"""

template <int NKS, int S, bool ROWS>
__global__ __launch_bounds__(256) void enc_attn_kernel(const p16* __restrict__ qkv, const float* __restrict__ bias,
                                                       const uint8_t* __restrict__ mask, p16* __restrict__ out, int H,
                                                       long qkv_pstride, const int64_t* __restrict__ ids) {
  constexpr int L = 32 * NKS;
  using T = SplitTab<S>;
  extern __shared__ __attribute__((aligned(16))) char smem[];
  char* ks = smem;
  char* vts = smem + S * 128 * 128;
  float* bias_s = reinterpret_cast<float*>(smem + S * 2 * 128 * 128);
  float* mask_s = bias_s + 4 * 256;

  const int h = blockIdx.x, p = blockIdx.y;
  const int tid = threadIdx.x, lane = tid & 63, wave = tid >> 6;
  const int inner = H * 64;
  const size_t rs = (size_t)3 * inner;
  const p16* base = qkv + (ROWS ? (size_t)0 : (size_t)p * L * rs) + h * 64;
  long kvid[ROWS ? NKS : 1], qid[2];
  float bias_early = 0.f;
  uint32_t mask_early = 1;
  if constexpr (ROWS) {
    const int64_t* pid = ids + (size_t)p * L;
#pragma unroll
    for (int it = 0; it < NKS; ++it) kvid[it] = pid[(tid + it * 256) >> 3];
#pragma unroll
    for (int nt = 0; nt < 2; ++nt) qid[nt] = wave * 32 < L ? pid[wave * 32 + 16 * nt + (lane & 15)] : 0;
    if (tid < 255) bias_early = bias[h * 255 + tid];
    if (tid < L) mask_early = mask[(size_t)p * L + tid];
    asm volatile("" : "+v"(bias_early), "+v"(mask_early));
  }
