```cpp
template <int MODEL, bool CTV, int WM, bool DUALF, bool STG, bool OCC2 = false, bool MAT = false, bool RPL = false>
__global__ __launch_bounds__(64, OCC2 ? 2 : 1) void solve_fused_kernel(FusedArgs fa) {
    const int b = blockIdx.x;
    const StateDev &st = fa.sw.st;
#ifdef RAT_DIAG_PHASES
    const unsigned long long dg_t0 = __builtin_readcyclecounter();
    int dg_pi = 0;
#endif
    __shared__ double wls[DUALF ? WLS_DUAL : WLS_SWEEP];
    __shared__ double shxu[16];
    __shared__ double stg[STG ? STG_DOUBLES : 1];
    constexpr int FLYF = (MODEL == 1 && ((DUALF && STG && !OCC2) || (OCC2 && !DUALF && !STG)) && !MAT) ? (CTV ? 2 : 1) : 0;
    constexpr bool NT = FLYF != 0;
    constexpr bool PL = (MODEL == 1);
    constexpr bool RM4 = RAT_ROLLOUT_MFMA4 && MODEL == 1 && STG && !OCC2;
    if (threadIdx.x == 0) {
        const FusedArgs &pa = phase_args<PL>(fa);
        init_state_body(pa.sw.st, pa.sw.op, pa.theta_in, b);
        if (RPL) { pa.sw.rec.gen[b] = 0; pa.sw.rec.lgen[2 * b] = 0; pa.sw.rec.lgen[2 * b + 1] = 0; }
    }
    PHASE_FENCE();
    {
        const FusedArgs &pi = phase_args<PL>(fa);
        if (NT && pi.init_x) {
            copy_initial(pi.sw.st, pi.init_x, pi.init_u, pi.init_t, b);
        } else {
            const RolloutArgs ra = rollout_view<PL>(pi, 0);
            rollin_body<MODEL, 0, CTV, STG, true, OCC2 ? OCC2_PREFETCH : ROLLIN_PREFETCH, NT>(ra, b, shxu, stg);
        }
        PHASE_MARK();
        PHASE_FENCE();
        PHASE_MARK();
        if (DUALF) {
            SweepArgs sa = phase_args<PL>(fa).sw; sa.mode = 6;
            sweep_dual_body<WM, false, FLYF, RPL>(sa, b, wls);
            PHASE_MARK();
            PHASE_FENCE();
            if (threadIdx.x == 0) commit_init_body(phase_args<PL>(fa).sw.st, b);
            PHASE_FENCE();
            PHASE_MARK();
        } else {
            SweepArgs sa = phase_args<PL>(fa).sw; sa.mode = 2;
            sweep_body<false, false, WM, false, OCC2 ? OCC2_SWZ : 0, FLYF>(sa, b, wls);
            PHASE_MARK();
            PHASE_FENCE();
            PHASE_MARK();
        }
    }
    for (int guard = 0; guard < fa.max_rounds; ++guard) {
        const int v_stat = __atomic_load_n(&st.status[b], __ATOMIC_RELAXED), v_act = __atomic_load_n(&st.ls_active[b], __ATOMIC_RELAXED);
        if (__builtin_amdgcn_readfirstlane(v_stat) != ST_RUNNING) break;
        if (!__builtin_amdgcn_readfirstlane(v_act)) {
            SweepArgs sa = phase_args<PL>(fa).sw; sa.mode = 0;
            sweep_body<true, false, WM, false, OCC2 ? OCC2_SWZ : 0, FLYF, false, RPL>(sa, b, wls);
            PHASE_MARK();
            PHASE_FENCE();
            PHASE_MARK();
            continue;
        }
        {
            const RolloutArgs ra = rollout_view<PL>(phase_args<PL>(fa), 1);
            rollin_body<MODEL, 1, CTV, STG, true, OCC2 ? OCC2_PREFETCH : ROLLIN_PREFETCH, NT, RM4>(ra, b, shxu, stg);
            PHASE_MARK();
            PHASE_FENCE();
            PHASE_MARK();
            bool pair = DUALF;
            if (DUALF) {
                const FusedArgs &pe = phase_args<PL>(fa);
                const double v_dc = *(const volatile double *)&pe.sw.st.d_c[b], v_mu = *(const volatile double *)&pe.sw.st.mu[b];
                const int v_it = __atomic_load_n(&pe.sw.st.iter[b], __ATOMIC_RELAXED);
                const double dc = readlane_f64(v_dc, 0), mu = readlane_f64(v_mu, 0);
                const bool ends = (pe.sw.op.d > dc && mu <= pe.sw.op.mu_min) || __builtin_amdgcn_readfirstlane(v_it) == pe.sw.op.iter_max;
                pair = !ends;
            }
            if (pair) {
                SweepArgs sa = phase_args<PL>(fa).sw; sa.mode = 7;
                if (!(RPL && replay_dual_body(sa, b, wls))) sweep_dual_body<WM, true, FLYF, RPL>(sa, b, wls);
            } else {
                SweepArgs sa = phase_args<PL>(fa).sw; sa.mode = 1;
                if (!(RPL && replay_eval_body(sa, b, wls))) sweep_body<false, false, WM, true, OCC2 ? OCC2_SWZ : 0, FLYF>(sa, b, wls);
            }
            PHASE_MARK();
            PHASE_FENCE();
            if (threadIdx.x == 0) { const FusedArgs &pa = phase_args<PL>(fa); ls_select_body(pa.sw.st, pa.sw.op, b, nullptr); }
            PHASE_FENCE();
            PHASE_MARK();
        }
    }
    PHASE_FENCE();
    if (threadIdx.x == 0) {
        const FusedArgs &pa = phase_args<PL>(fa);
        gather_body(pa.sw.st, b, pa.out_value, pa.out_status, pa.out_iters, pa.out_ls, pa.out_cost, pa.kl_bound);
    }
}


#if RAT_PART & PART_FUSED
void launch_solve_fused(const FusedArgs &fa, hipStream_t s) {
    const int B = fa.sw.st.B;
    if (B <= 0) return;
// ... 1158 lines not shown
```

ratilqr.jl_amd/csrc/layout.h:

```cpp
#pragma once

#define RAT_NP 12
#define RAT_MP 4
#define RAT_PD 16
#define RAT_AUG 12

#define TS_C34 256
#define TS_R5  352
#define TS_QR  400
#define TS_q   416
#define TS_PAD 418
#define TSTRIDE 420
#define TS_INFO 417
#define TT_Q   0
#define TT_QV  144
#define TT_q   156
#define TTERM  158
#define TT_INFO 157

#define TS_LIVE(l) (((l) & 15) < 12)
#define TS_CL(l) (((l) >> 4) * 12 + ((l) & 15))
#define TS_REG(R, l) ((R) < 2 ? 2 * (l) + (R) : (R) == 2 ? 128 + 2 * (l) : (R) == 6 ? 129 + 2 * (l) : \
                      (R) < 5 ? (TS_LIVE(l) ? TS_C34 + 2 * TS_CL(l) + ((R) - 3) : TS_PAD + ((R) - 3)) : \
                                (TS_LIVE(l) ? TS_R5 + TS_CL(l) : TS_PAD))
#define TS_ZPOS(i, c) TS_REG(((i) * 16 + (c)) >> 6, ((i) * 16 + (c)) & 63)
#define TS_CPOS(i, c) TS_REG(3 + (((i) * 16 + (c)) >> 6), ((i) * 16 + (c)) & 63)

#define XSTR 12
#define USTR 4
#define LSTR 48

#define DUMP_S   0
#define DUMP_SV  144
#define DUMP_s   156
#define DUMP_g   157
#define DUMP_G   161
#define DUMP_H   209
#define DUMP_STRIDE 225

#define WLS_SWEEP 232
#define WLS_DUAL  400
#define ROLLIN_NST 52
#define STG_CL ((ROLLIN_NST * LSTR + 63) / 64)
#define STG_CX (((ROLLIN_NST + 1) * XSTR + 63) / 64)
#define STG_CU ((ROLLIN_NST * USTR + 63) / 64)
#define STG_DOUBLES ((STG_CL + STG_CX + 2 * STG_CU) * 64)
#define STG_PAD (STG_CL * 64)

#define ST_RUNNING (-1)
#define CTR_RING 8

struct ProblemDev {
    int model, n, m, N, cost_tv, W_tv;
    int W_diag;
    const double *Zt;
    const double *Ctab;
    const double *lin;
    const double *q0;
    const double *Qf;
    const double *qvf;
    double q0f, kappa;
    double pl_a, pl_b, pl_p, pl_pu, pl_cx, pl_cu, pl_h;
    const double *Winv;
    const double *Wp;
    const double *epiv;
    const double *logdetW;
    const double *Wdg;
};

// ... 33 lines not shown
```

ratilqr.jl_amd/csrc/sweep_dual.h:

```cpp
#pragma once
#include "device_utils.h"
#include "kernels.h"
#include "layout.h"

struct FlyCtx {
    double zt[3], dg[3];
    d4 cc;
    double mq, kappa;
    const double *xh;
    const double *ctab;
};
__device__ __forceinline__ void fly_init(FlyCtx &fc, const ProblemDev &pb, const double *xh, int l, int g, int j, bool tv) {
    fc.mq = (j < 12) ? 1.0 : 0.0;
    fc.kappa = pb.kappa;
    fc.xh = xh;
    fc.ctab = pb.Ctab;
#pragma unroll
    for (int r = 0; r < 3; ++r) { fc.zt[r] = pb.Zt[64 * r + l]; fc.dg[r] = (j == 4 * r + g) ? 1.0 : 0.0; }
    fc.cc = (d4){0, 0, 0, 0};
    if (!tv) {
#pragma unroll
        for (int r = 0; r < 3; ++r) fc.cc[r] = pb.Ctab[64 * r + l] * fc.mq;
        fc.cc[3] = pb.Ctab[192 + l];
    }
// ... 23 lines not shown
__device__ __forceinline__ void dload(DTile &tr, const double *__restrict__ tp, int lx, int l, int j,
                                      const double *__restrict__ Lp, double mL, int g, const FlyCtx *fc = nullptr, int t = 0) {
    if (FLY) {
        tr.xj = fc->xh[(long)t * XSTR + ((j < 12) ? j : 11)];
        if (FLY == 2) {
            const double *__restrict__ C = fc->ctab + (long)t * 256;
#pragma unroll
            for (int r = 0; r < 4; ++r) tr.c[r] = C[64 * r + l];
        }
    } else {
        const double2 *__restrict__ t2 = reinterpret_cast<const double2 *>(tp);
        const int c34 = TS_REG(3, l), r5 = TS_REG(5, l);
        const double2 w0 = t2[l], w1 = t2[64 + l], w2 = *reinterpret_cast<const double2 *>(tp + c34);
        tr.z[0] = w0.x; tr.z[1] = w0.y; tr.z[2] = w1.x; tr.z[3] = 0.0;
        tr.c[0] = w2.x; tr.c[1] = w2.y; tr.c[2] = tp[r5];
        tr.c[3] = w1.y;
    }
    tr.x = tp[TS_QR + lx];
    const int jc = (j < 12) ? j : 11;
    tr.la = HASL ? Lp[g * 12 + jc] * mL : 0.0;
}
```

"""
"""

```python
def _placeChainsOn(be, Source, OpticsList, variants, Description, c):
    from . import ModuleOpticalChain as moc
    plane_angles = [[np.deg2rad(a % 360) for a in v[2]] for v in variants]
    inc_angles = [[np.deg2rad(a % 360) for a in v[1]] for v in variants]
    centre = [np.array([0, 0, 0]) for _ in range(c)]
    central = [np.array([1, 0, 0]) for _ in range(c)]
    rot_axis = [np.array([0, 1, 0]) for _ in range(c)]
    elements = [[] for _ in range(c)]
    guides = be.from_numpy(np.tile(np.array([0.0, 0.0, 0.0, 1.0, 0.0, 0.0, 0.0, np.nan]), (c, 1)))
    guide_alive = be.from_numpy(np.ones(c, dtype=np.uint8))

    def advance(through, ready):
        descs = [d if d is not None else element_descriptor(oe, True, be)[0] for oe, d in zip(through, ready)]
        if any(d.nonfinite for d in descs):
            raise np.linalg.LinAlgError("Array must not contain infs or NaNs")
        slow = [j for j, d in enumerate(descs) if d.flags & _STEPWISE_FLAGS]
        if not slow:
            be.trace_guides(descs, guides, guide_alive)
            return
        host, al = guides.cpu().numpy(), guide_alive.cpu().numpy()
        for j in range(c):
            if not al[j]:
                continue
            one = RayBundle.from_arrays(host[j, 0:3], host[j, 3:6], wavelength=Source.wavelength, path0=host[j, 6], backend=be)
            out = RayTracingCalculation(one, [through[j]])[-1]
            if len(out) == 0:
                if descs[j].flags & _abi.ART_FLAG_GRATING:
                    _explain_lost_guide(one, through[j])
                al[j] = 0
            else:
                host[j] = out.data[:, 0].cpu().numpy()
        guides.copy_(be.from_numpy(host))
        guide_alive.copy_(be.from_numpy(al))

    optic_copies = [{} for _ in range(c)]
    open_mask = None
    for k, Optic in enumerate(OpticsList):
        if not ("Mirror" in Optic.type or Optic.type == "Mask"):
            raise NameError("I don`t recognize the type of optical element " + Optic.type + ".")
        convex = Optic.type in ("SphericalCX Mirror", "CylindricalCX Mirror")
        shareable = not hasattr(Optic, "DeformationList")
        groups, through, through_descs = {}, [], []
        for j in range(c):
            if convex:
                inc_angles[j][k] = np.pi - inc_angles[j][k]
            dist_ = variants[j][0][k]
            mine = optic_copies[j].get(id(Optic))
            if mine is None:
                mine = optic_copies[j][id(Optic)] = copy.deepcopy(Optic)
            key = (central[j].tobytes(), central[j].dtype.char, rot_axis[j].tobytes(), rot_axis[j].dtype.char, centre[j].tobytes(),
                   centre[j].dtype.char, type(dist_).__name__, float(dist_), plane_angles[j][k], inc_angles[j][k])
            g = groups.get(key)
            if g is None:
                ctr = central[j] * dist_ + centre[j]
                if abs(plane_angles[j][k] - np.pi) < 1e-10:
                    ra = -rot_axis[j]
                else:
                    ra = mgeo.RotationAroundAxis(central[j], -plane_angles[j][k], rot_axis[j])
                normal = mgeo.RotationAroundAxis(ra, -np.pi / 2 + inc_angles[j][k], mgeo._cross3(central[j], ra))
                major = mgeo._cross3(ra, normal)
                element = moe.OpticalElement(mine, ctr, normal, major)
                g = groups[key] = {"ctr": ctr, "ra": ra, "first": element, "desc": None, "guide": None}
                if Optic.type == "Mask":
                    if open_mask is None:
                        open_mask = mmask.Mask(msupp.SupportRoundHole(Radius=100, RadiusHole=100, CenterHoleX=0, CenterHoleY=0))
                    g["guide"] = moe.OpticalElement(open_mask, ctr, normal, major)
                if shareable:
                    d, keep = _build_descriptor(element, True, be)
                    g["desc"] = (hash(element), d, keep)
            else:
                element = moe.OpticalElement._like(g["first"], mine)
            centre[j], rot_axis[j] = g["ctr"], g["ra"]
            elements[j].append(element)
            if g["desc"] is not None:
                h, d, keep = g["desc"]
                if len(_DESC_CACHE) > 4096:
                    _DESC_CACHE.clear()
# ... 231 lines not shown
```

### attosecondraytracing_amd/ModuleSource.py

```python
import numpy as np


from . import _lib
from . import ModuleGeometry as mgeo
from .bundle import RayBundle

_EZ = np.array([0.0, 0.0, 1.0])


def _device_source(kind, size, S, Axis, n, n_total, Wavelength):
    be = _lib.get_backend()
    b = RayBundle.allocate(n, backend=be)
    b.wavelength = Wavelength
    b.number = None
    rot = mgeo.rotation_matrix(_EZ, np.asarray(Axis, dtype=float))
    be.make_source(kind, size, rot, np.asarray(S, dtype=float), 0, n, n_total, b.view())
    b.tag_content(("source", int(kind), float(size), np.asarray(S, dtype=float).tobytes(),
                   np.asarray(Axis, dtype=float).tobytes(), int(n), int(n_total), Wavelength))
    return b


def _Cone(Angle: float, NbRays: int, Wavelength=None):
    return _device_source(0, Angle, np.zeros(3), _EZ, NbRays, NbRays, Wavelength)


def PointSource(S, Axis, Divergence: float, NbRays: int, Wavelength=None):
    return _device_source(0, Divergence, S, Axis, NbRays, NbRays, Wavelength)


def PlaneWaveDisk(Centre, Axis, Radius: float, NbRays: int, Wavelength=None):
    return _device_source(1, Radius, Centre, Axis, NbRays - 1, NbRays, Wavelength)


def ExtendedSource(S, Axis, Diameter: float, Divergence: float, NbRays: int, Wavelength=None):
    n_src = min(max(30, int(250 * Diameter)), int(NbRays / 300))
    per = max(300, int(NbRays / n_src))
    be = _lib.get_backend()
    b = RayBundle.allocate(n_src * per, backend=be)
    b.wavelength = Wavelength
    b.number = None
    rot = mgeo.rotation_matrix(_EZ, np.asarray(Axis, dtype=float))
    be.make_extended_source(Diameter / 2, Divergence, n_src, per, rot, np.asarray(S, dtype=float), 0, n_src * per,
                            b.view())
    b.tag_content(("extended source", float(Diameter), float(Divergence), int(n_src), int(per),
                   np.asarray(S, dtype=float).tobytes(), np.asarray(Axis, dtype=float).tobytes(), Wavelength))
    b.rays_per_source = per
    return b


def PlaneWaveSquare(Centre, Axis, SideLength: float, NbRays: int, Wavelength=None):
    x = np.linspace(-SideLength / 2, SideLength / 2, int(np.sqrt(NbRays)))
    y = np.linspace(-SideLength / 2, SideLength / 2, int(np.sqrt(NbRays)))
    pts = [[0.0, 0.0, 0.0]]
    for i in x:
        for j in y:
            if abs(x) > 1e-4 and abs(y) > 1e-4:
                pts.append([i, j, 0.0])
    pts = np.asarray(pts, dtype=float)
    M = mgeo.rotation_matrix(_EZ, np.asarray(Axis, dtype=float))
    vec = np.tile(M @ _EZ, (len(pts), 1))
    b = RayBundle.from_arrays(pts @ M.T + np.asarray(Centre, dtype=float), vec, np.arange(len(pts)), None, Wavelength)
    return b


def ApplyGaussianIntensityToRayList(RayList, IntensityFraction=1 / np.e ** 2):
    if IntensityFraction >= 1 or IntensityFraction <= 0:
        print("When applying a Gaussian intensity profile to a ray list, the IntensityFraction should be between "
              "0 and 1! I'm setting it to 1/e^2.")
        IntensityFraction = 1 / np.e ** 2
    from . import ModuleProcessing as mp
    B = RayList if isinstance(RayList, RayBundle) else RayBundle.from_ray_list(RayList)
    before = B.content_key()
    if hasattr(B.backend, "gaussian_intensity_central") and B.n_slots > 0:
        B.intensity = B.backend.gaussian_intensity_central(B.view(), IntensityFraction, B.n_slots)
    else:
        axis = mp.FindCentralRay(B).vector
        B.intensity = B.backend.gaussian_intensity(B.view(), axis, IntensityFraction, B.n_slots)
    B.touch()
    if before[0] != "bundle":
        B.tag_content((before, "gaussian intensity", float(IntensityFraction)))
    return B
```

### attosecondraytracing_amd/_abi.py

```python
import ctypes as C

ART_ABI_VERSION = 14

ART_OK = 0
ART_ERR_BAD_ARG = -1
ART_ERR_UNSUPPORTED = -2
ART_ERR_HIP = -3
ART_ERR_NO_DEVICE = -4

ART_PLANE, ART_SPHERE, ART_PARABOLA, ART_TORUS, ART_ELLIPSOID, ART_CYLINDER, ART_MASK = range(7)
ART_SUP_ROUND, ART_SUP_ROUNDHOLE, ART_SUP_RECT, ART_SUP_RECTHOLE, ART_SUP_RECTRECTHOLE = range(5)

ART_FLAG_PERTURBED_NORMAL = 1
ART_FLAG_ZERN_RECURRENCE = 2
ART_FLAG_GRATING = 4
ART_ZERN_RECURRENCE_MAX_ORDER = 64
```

"""

Among the records above, find each line holding "keep" and list it.

* [RESPONSE]:
                    d, keep = _build_descriptor(element, True, be)
                    g["desc"] = (hash(element), d, keep)
                h, d, keep = g["desc"]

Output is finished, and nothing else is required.